::: Records

__global__ __launch_bounds__(256) void chroma_bank_kernel(double* __restrict__ bank) {
#pragma clang fp contract(off)
    const int slot = blockIdx.y;
    const int k = blockIdx.x * 256 + threadIdx.x;
    if (k >= BANK_PITCH) return;
    double* out = bank + (size_t)slot * BANK_ROWS * BANK_PITCH;
    if (k >= CBINS) {
        for (int r = 0; r < BANK_ROWS; r++) out[(size_t)r * BANK_PITCH + k] = 0.0;
        return;
    }
    const double tuning = tuning_of_slot(slot);
    const double ncf = 12.0, nc2 = 6.0;
    const double step = 22050.0 / 8192.0;
    const double a440 = 440.0 * pow(2.0, tuning / 12.0);
    auto fbin = [&](int i) { return log2((0.0 + step * (double)i) / (a440 / 16.0)) * ncf; };
    const double fb1 = fbin(1);
    const double fb = (k == 0) ? fb1 - 1.5 * ncf : fbin(k);
    const double fbn = fbin(k + 1);
    double bw = fbn - fb;
    if (bw <= 1.0) bw = 1.0;
    double w[12], l2 = 0.0;
    for (int c = 0; c < 12; c++) {
        double d = -(double)c + fb;
        d = fmod(d + nc2 + 10.0 * ncf, ncf) - nc2;
        d = d / bw;
        w[c] = exp(-0.5 * (2.0 * d) * (2.0 * d));
        l2 += w[c] * w[c];
    }
    l2 = sqrt(l2);
    if (l2 < DBL_MIN) l2 = 1.0;
    const double y = (fb / ncf - 5.0) / 2.0;
    const double g = exp(-0.5 * (y * y));
    for (int r = 0; r < BANK_ROWS; r++) {
        double v = 0.0;
        if (r < 12) v = (w[(r + 3) % 12] / l2) * g;
        out[(size_t)r * BANK_PITCH + k] = v;
    }
}

void launch_chroma_bank(double* bank, hipStream_t st) {
    hipLaunchKernelGGL(chroma_bank_kernel, dim3((BANK_PITCH + 255) / 256, N_TUNING + 1), dim3(256), 0, st, bank);
}

__device__ __forceinline__ bool pip_is_peak(float sb, float se, float sa, double ref) {
    return (sa <= se) && (sb < se) && ((double)se > ref);
}

__device__ __forceinline__ void wave_append(bool is_peak, int c, uint16_t* list, uint32_t* count) {
    const uint64_t mask = __ballot(is_peak);
    if (mask == 0) return;
    const uint32_t lane = (uint32_t)lane_id();
    uint32_t base = 0;
    if (lane == 0) base = atomicAdd(count, (uint32_t)__popcll(mask));
    base = __shfl(base, 0, WAVE);
    if (is_peak) list[base + (uint32_t)__popcll(mask & ((1ull << lane) - 1ull))] = (uint16_t)c;
}

__device__ __forceinline__ bool pip_peak_core(float sb, float se, float sa, double ref, int c, double* mag_out,
                                              double* pitch_out) {
#pragma clang fp contract(off)
    if (!(sa <= se && sb < se)) return false;
    const double before = (double)sb, elem = (double)se, after = (double)sa;
    if (!(elem > ref)) return false;
    const double avg = 0.5 * (after - before);
    double shift = 2.0 * elem - after - before;
    if (fabs(shift) < DBL_MIN) shift += 1.0;
    shift = avg / shift;
    const double pitch = ((double)c + shift) * 22050.0 / 8192.0;
    if (!(pitch > 0.0)) return false;
    *mag_out = elem + 0.5 * avg * shift;
    *pitch_out = pitch;
    return true;
}

__device__ __forceinline__ bool pip_peak_mag(float sb, float se, float sa, double ref, int c, double* mag_out) {
    double pitch;
    return pip_peak_core(sb, se, sa, ref, c, mag_out, &pitch);
}

__device__ __forceinline__ int pitch_bin(double pitch) {
#pragma clang fp contract(off)
    double x = log2(pitch / (440.0 / 16.0));
    x = 12.0 * x;
    x = x - trunc(x);
    if (x >= 0.5) x -= 1.0;
    const double q = (x - -0.5) / 0.01;
    int idx = (q > 0.0) ? (int)q : 0;
    if (idx > N_TUNING - 1) idx = N_TUNING - 1;
    return idx;
}

__device__ __forceinline__ uint32_t coarse_bin(double mag) {
    const uint32_t b = __float_as_uint((float)mag) >> COARSE_SHIFT;
    return b < (uint32_t)H1_BINS ? b : (uint32_t)H1_BINS - 1;
}

__device__ __forceinline__ float ref_floor_f32(double ref) {
    float f = (float)ref;
    if ((double)f > ref) f = __uint_as_float(__float_as_uint(f) - 1u);
    return f;
}

__device__ __forceinline__ uint32_t peak_coarse_bin(float sb, float se, float sa, double ref, int c) {
    const float avg = 0.5f * (sa - sb);
    const float den = (2.0f * se - sa) - sb;
    const float shift = avg * __builtin_amdgcn_rcpf(den);
    const uint32_t bits = __float_as_uint(se + (0.5f * avg) * shift), low = bits & COARSE_LOW_MASK;
    if (se >= 1e-30f && low >= 16u && low <= COARSE_LOW_MASK - 16u) {
        const uint32_t b = bits >> COARSE_SHIFT;
        return b < (uint32_t)H1_BINS ? b : (uint32_t)H1_BINS - 1;
    }
    double mag;
    pip_peak_mag(sb, se, sa, ref, c, &mag);
    return coarse_bin(mag);
}

constexpr float PITCH_GUARD = 0.008f, PITCH_FLAT_LIMIT = 0.00390625f;
__device__ __forceinline__ int peak_pitch_bin_f32(float sb, float se, float sa, int c) {
    const float avg = 0.5f * (sa - sb);
    const float den = (2.0f * se - sa) - sb;
    if (!(se >= 1e-30f) || den < se * PITCH_FLAT_LIMIT) return -1;
    const float shift = avg * __builtin_amdgcn_rcpf(den);
    float x = 12.0f * (__builtin_amdgcn_logf((float)c + shift) + -3.3528687f);
    x = x - truncf(x);
    if (x >= 0.5f) x -= 1.0f;
    const float q = (x + 0.5f) * 100.0f;
    const float fl = floorf(q), fr = q - fl;
    if (fr < PITCH_GUARD || fr > 1.0f - PITCH_GUARD) return -1;
    const int idx = (int)fl;
    return idx < 0 ? 0 : (idx > N_TUNING - 1 ? N_TUNING - 1 : idx);
}

__device__ __attribute__((noinline)) uint32_t coarse_bin_exact(float sb, float se, float sa, double ref, int c) {
    double mag;
    pip_peak_mag(sb, se, sa, ref, c, &mag);
    return coarse_bin(mag);
}

__device__ __forceinline__ uint32_t peak_classify(float sb, float se, float sa, double ref, int c, int* pitch_bin_out) {
    const float avg = 0.5f * (sa - sb);
    const float den = (2.0f * se - sa) - sb;
    const float shift = avg * __builtin_amdgcn_rcpf(den);
    const bool normal = se >= 1e-30f;
    int pb = -1;
// ... 359 lines not shown
        __syncthreads();
        TRACE(16);
    }
    TRACE_FLUSH();
    if (have_base) {
        const uint32_t lbase = lhist_base;
        for (int i = t; i < LHIST_BINS; i += 256) {
            const uint32_t c = lhist[i];
            if (c) atomicAdd(&hist[lbase + i], c);
        }
    }
}

void launch_stft8192(const Batch& b, const Workspace& w, const DeviceTables& t, hipStream_t st, int shape) {
    if (b.tiles_c == 0) return;
    auto k = stft8192_kernel<false, false>;
    if (shape == 1) k = stft8192_kernel<true, true>;
    else if (shape == 2) k = stft8192_kernel<true, false>;
    else if (shape == 3) k = stft8192_kernel<false, true>;
    hipLaunchKernelGGL(k, dim3((b.tiles_c + 31u) & ~31u), dim3(256), 0, st,
                       b.pcm, b.songs, b.n_songs, b.pfx_c, t.hann8192, t.tw8192, w.spec, w.frame_max, w.h1, w.peak_rec, w.peak_cnt,
                       b.tiles_c);
}

__global__ __launch_bounds__(256) void tune_select_kernel(const SongDesc* __restrict__ songs,
                                                          const uint32_t* __restrict__ h1,
                                                          TuningState* __restrict__ tuning,
                                                          uint32_t* __restrict__ cand_cursor, uint32_t cand_pool,
                                                          uint32_t first_song) {
    __shared__ uint32_t wsum[4];
    __shared__ uint32_t s_total, s_blo, s_bhi;
    const uint32_t s = blockIdx.x + first_song;
    const int tid = threadIdx.x;
    TuningState* ts = tuning + s;
    auto no_peaks = [&]() {
        if (tid == 0) {
            ts->n_peaks = 0; ts->tuning_idx = -1; ts->n_cand = 0; ts->b_lo = 1; ts->b_hi = 0; ts->below = 0;
            ts->cand_off = 0; ts->cand_cap = 0;
        }
    };
    if (!songs[s].ok) { no_peaks(); return; }
    const uint32_t* hist = h1 + (size_t)s * H1_BINS;
    constexpr int PER = H1_BINS / 256;
    uint32_t local[PER], sum = 0;
#pragma unroll
    for (int i = 0; i < PER; i++) { local[i] = hist[tid * PER + i]; sum += local[i]; }
    const uint32_t incl = wave_scan_incl_u32(sum);
    if (lane_id() == 63) wsum[wave_id()] = incl;
    __syncthreads();
    uint32_t base = 0;
    for (int w = 0; w < wave_id(); w++) base += wsum[w];
    if (tid == 255) s_total = base + incl;
    __syncthreads();
    const uint32_t total = s_total;
    uint32_t before = base + incl - sum;
    if (total == 0) { no_peaks(); return; }
    const uint32_t r_lo = (total - 1) / 2, r_hi = total - 1 - r_lo;
    if (tid == 0) { ts->n_peaks = total; ts->n_cand = 0; ts->tuning_idx = -1; }
#pragma unroll
    for (int i = 0; i < PER; i++) {
        const uint32_t c = local[i];
        if (c) {
            if (before <= r_lo && r_lo < before + c) { ts->b_lo = tid * PER + i; ts->below = before; s_blo = tid * PER + i; }
            if (before <= r_hi && r_hi < before + c) { ts->b_hi = tid * PER + i; s_bhi = tid * PER + i; }
        }
        before += c;
    }
    __syncthreads();
    const uint32_t blo = s_blo, bhi = s_bhi;
    uint32_t mine = 0;
#pragma unroll
    for (int i = 0; i < PER; i++) {
        const uint32_t bin = tid * PER + i;
        if (bin >= blo && bin <= bhi) mine += local[i];
    }
    mine = wave_sum(mine);
    if (lane_id() == 0) wsum[wave_id()] = mine;
    __syncthreads();
    if (tid == 0) {
        const uint32_t want = wsum[0] + wsum[1] + wsum[2] + wsum[3];
        const uint32_t off = atomicAdd(cand_cursor, want);
        if (off <= cand_pool && want <= cand_pool - off) {
            ts->cand_off = off;
            ts->cand_cap = want;
        } else {
            atomicSub(cand_cursor, want);
            ts->cand_off = 0;
            ts->cand_cap = 0;
        }
    }
}

void launch_tune_select(const Batch& b, const Workspace& w, hipStream_t st, const SongRange* r) {
    const uint32_t s0 = r ? r->s0 : 0, s1 = r ? r->s1 : b.n_songs;
    if (s1 <= s0) return;
    hipLaunchKernelGGL(tune_select_kernel, dim3(s1 - s0), dim3(256), 0, st, b.songs, w.h1, w.tuning, w.cand_cursor,
                       w.cand_cap, s0);
}

constexpr int P2_SLOW_CAP = 1024;
constexpr int P2_FRAMES_PER_WAVE = CH_TILE / 4;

::::::

Goal of the exercise:
Search the entries for the word "blockIdx" and show every line that has it.

Task response:
    const int slot = blockIdx.y;
    const int k = blockIdx.x * 256 + threadIdx.x;
    const uint32_t s = blockIdx.x + first_song;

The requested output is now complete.